Although the relative parameter estimates observed in this study were modest, the absolute population-level impact may be more meaningful if oral hygiene indeed has a causal effect on CVD events. To provide a crude illustration of this point, consider that about 8% of all non-diseased study participants age 30–74 years had poor oral hygiene and the study findings indicated that about 10.5% of that group would be predicted to experience a CVD event over the ensuing decade. In contrast, only about 8.7% of the remaining individuals with fair, good, or excellent oral hygiene would be predicted to experience a CVD event over the ensuing decade. Transposing these results to the entire State of Wisconsin (and assuming the SHOW study is perfectly representative of the State) would suggest that there are about 2.5 million State residents with that same profile and, of these, about 200,000 (8%) with poor oral hygiene status. If poor oral hygiene could be improved in that relatively small subgroup of the State, it would translate into an estimated 3,600 averted CVD events over 10 years.

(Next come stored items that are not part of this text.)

template <int NW>
__global__ __launch_bounds__(64 * NW, 2) void attn_bwd_fused_kernel(AttnParams p) {
  constexpr int FU_DS = fu_ds(NW);
  constexpr int QTW = 8 / NW;
  extern __shared__ __attribute__((aligned(16))) char smem[];
  char* const dsbuf = smem + 3 * FU_STAGE;
  const int tid = threadIdx.x, lane = tid & 63;
  const int wave = __builtin_amdgcn_readfirstlane(tid >> 6);
  float* const dscr = reinterpret_cast<float*>(smem + 3 * FU_STAGE + 2 * FU_DS + wave * 128);
  const int h = lane >> 5, r = lane & 31;
  int blk, hd, b;
  xcd_block_id(blk, hd, b);
  const int key = wave * 32 + r;
  const bool kv = key < p.Nk;
  const int nkb = (p.Nk + 31) / 32;

  bf16x8 kf[4], vf[4];
#pragma unroll
  for (int ks = 0; ks < 4; ++ks) {
    const int c = hd * 64 + ks * 16 + h * 8;
    kf[ks] = kv ? ld8(p.K + ((long)b * p.Nk + key) * p.ldk + c) : zero8();
    vf[ks] = kv ? ld8(p.V + ((long)b * p.Nk + key) * p.ldv + c) : zero8();
  }
  {
    const int krow = tid >> 1, half = tid & 1;
    const bf16* src = p.K + ((long)b * p.Nk + krow) * p.ldk + hd * 64 + half * 32;
#pragma unroll
    for (int c = 0; c < 4; ++c) {
      const bf16x8 v = krow < p.Nk ? ld8(src + c * 8) : zero8();
      *reinterpret_cast<bf16x8*>(dsbuf + krow * 128 + half * 64 + c * 16) = v;
    }
  }
  __syncthreads();
  bf16x8 ktf[NW];
  const int dsl = wave & 3;
  {
    const int g = lane >> 4, i = lane & 15;
    const unsigned base = lds_offset(dsbuf) + (unsigned)((8 * g + (i >> 2)) * 128 + (16 * dsl + 4 * (i & 3)) * 2);
#pragma unroll
    for (int kb = 0; kb < NW; ++kb) {
      short4v t0 = lds_tr16_b64_asm(base + kb * 32 * 128);
      short4v t1 = lds_tr16_b64_asm(base + kb * 32 * 128 + 4 * 128);
      lds_wait_for<0>(t0, t1);
      ktf[kb] = tr_frag_join(t0, t1);
    }
  }
  __syncthreads();

  f32x16 dk0, dk1, dv0, dv1;
#pragma unroll
  for (int i = 0; i < 16; ++i) { dk0[i] = 0.f; dk1[i] = 0.f; dv0[i] = 0.f; dv1[i] = 0.f; }

  const int nt = (p.Nq + 31) / 32;
  const bool loader = wave < 4;
  const int drow = (wave & 3) * 8 + (lane >> 3), pc = lane & 7;
  const int lc = (pc ^ swz_key(drow)) * 8;
  const bf16* qp = p.Q + ((long)b * p.Nq + drow) * p.ldq + hd * 64;
  const bf16* dop = p.dO + ((long)b * p.Nq + drow) * p.lddo + hd * 64;
  const bf16* op = p.O + ((long)b * p.Nq + drow) * p.ldo + hd * 64;
  const long stat0 = ((long)b * p.H + hd) * p.Nq;
  const float* statp = p.L2 + stat0 + (lane & 31);
  const char* zero = reinterpret_cast<const char*>(g_attn_zero);
  auto dma = [&](int t, int st) {
    if (!loader) return;
    char* S = smem + st * FU_STAGE + wave * 1024;
    const bool ok = t * 32 + drow < p.Nq;
    dma16(ok ? (const void*)(qp + lc) : (const void*)zero, S);
    dma16(ok ? (const void*)(dop + lc) : (const void*)zero, S + 4096);
    dma16(ok ? (const void*)(op + lc) : (const void*)zero, S + 8192);
    if (wave == 0) {
      const bool ok2 = t * 32 + (lane & 31) < p.Nq;
      dma4(ok2 ? (const void*)statp : (const void*)zero, smem + st * FU_STAGE + 3 * 4096);
    }
    qp += 32 * p.ldq;
    dop += 32 * p.lddo;
    op += 32 * p.ldo;
    statp += 32;
  };
  auto sync_tiles = [&](bool newest_in_flight) {
    if (loader) {
      if (!newest_in_flight) asm volatile("s_waitcnt vmcnt(0)" ::: "memory");
      else if (wave == 0) asm volatile("s_waitcnt vmcnt(4)" ::: "memory");
      else asm volatile("s_waitcnt vmcnt(3)" ::: "memory");
    }
    __builtin_amdgcn_s_barrier();
    asm volatile("" ::: "memory");
  };
  auto dq_tile = [&](int t) {
    const int g = lane >> 4, i = lane & 15;
    const unsigned base = lds_offset(dsbuf + (t & 1) * FU_DS) + (unsigned)((8 * g + (i >> 2)) * 64 + (4 * (i & 3)) * 2);
    typedef float f32x4v __attribute__((ext_vector_type(4)));
#pragma unroll
    for (int qi = 0; qi < QTW; ++qi) {
      const int qt = (wave >> 2) * QTW + qi;
      f32x4v acc = {0.f, 0.f, 0.f, 0.f};
      short4v t0[NW], t1[NW];
#pragma unroll
      for (int kb = 0; kb < NW; ++kb) {
        t0[kb] = lds_tr16_b64_asm(base + kb * 32 * 64 + qt * 32);
        t1[kb] = lds_tr16_b64_asm(base + kb * 32 * 64 + qt * 32 + 4 * 64);
      }
#pragma unroll
      for (int kb = 0; kb < NW; ++kb) {
        lds_wait_for<0>(t0[kb], t1[kb]);
        if (kb < nkb) acc = __builtin_amdgcn_mfma_f32_16x16x32_bf16(ktf[kb], tr_frag_join(t0[kb], t1[kb]), acc, 0, 0, 0);
      }
      const int q = t * 32 + qt * 16 + i;
      if (q < p.Nq) {
        bf16x4 o;
#pragma unroll
        for (int e = 0; e < 4; ++e) o[e] = f2bf(acc[e] * p.scale);
        *reinterpret_cast<bf16x4*>(p.dQ + ((long)b * p.Nq + q) * p.lddq + hd * 64 + 16 * dsl + 4 * g) = o;
      }
    }
  };

  asm volatile("s_waitcnt vmcnt(0)" ::: "memory");
  dma(0, 0);
  if (nt > 1) dma(1, 1);
  sync_tiles(nt > 1);
  float delta_prev = 0.f;
  for (int t = 0; t < nt; ++t) {
    if (t > 0) {
      dq_tile(t - 1);
      if (wave == 0 && h == 0 && (t - 1) * 32 + r < p.Nq) p.Delta[stat0 + (t - 1) * 32 + r] = delta_prev;
    }
    if (t + 2 < nt) dma(t + 2, (t + 2) % 3);
    const char* Qs = smem + (t % 3) * FU_STAGE;
    const char* Os = Qs + 4096;
    const char* Oo = Qs + 8192;
    const float* Ls = reinterpret_cast<const float*>(Qs + 3 * 4096);
    bf16x8 of[4];
    float dpart = 0.f;
#pragma unroll
    for (int ks = 0; ks < 4; ++ks) {
      of[ks] = *reinterpret_cast<const bf16x8*>(Os + swz128(r, 2 * ks + h));
      const bf16x8 oo = *reinterpret_cast<const bf16x8*>(Oo + swz128(r, 2 * ks + h));
#pragma unroll
      for (int j = 0; j < 8; ++j) dpart = fmaf(bf2f(of[ks][j]), bf2f(oo[j]), dpart);
    }
    const float delta = dpart + xor32(dpart);
    if (h == 0) dscr[r] = delta;
    delta_prev = delta;
    asm volatile("s_waitcnt lgkmcnt(0)" ::: "memory");
    f32x16 s, dp;
#pragma unroll
    for (int rg = 0; rg < 4; ++rg) {
      const f32x4 d4 = *reinterpret_cast<const f32x4*>(dscr + 8 * rg + 4 * h);
#pragma unroll
      for (int e = 0; e < 4; ++e) { s[4 * rg + e] = 0.f; dp[4 * rg + e] = -d4[e]; }
    }
#pragma unroll
    for (int ks = 0; ks < 4; ++ks) {
      bf16x8 qf = *reinterpret_cast<const bf16x8*>(Qs + swz128(r, 2 * ks + h));
      s = __builtin_amdgcn_mfma_f32_32x32x16_bf16(qf, kf[ks], s, 0, 0, 0);
      dp = __builtin_amdgcn_mfma_f32_32x32x16_bf16(of[ks], vf[ks], dp, 0, 0, 0);
    }
    __builtin_amdgcn_sched_barrier(0);
    short4v to0[2][2], to1[2][2], tq0[2][2], tq1[2][2];
    const unsigned oto = lds_offset(Os), qto = lds_offset(Qs);
#pragma unroll
    for (int s2 = 0; s2 < 2; ++s2) {
      tr_frag_issue(oto, 16 * s2, 0, lane, to0[s2][0], to0[s2][1]);
      tr_frag_issue(oto, 16 * s2, 32, lane, to1[s2][0], to1[s2][1]);
      tr_frag_issue(qto, 16 * s2, 0, lane, tq0[s2][0], tq0[s2][1]);
      tr_frag_issue(qto, 16 * s2, 32, lane, tq1[s2][0], tq1[s2][1]);
    }
    f32x16 pr;
#pragma unroll
    for (int rg = 0; rg < 4; ++rg) {
      const f32x4 l4 = *reinterpret_cast<const f32x4*>(Ls + 8 * rg + 4 * h);
      const f32x2 sc2 = {p.sc, p.sc};
#pragma unroll
      for (int e2 = 0; e2 < 2; ++e2) {
        const int i = rg * 2 + e2;
        const f32x2 pv = exp2_2(__builtin_elementwise_fma(pair(s, i), sc2, -f32x2{l4[2 * e2], l4[2 * e2 + 1]}));
        set_pair(pr, i, pv);
        set_pair(s, i, pv * pair(dp, i));
      }
    }
    bf16x8 pf[2] = {pack8(pr, 0), pack8(pr, 1)};
    bf16x8 dsf[2] = {pack8(s, 0), pack8(s, 1)};
    if (!kv) { dsf[0] = zero8(); dsf[1] = zero8(); }
    {
      char* drow_p = dsbuf + (t & 1) * FU_DS + key * 64 + 8 * h;
      typedef __attribute__((ext_vector_type(4))) short short4w;
      typedef __attribute__((ext_vector_type(8))) short short8w;
#pragma unroll
      for (int s2 = 0; s2 < 2; ++s2) {
        const short8w v = __builtin_bit_cast(short8w, dsf[s2]);
        *reinterpret_cast<short4w*>(drow_p + 32 * s2) = __builtin_shufflevector(v, v, 0, 1, 2, 3);
        *reinterpret_cast<short4w*>(drow_p + 32 * s2 + 16) = __builtin_shufflevector(v, v, 4, 5, 6, 7);
      }
    }
    lds_wait_for<0>(to0[0][0], to0[0][1], to1[0][0], to1[0][1], tq0[0][0], tq0[0][1], tq1[0][0], tq1[0][1], to0[1][0],
                    to0[1][1], to1[1][0], to1[1][1], tq0[1][0], tq0[1][1], tq1[1][0], tq1[1][1]);
#pragma unroll
    for (int s2 = 0; s2 < 2; ++s2) {
      dv0 = __builtin_amdgcn_mfma_f32_32x32x16_bf16(tr_frag_join(to0[s2][0], to0[s2][1]), pf[s2], dv0, 0, 0, 0);
      dv1 = __builtin_amdgcn_mfma_f32_32x32x16_bf16(tr_frag_join(to1[s2][0], to1[s2][1]), pf[s2], dv1, 0, 0, 0);
      dk0 = __builtin_amdgcn_mfma_f32_32x32x16_bf16(tr_frag_join(tq0[s2][0], tq0[s2][1]), dsf[s2], dk0, 0, 0, 0);
      dk1 = __builtin_amdgcn_mfma_f32_32x32x16_bf16(tr_frag_join(tq1[s2][0], tq1[s2][1]), dsf[s2], dk1, 0, 0, 0);
    }
    asm volatile("s_waitcnt lgkmcnt(0)" ::: "memory");
    sync_tiles(t + 2 < nt);
  }
  dq_tile(nt - 1);
  if (wave == 0 && h == 0 && (nt - 1) * 32 + r < p.Nq) p.Delta[stat0 + (nt - 1) * 32 + r] = delta_prev;
  if (kv) {
    bf16* kp = p.dK + ((long)b * p.Nk + key) * p.lddk + hd * 64;
    bf16* vp = p.dV + ((long)b * p.Nk + key) * p.lddv + hd * 64;
#pragma unroll
    for (int rg = 0; rg < 4; ++rg) {
      bf16x4 a, c, e0, e1;
#pragma unroll
      for (int e = 0; e < 4; ++e) {
        a[e] = f2bf(dk0[rg * 4 + e] * p.scale);
        c[e] = f2bf(dk1[rg * 4 + e] * p.scale);
        e0[e] = f2bf(dv0[rg * 4 + e]);
        e1[e] = f2bf(dv1[rg * 4 + e]);
      }
      *reinterpret_cast<bf16x4*>(kp + 8 * rg + 4 * h) = a;
      *reinterpret_cast<bf16x4*>(kp + 32 + 8 * rg + 4 * h) = c;
      *reinterpret_cast<bf16x4*>(vp + 8 * rg + 4 * h) = e0;
      *reinterpret_cast<bf16x4*>(vp + 32 + 8 * rg + 4 * h) = e1;
    }
  }
}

This study had several strengths, including its population-based design, independent examination of two forms of cardiometabolic disease risk in a primary prevention sample, and ability to test for at least some potentially confounding variables. To our knowledge, this is the first study to examine the association between an oral hygiene index and CVD/T2D prediction equations, the latter measures being more clinically relevant in terms of determining overall cardiometabolic risk (and subsequent initiation of preventive medical therapies) as compared to examining single risk factors separately. Since there was no experimental manipulation of the variables in this study, residual confounding cannot be ruled out and the cross-sectional design precludes any firm cause-and-effect conclusions. Also, measurement bias was a methodological limitation in that toothbrushing and flossing frequency were both assessed with brief self-report instruments. Future research should examine these associations with a more objective patterning of oral self-care behaviors, larger sample sizes, longitudinal follow-ups, and surveillance of hard CVD events in order to examine yet unmeasured confounders and population attributable risks of poor oral hygiene. Such studies may also aid researchers in the construction of more precise oral self-care indices that identify optimal combinations of oral health maintenance habits (and in what population subgroups) that are protective against systemic disease.

Regular toothbrushing and flossing are routinely endorsed oral self-care behaviors that were cross-sectionally associated with lower CVD risk in the SHOW study. More longitudinal and experimental studies are needed with larger samples, but assuming these results can be replicated, they may add justification for future joint dental-medical initiatives designed to close gaps in primary oral-systemic disease prevention.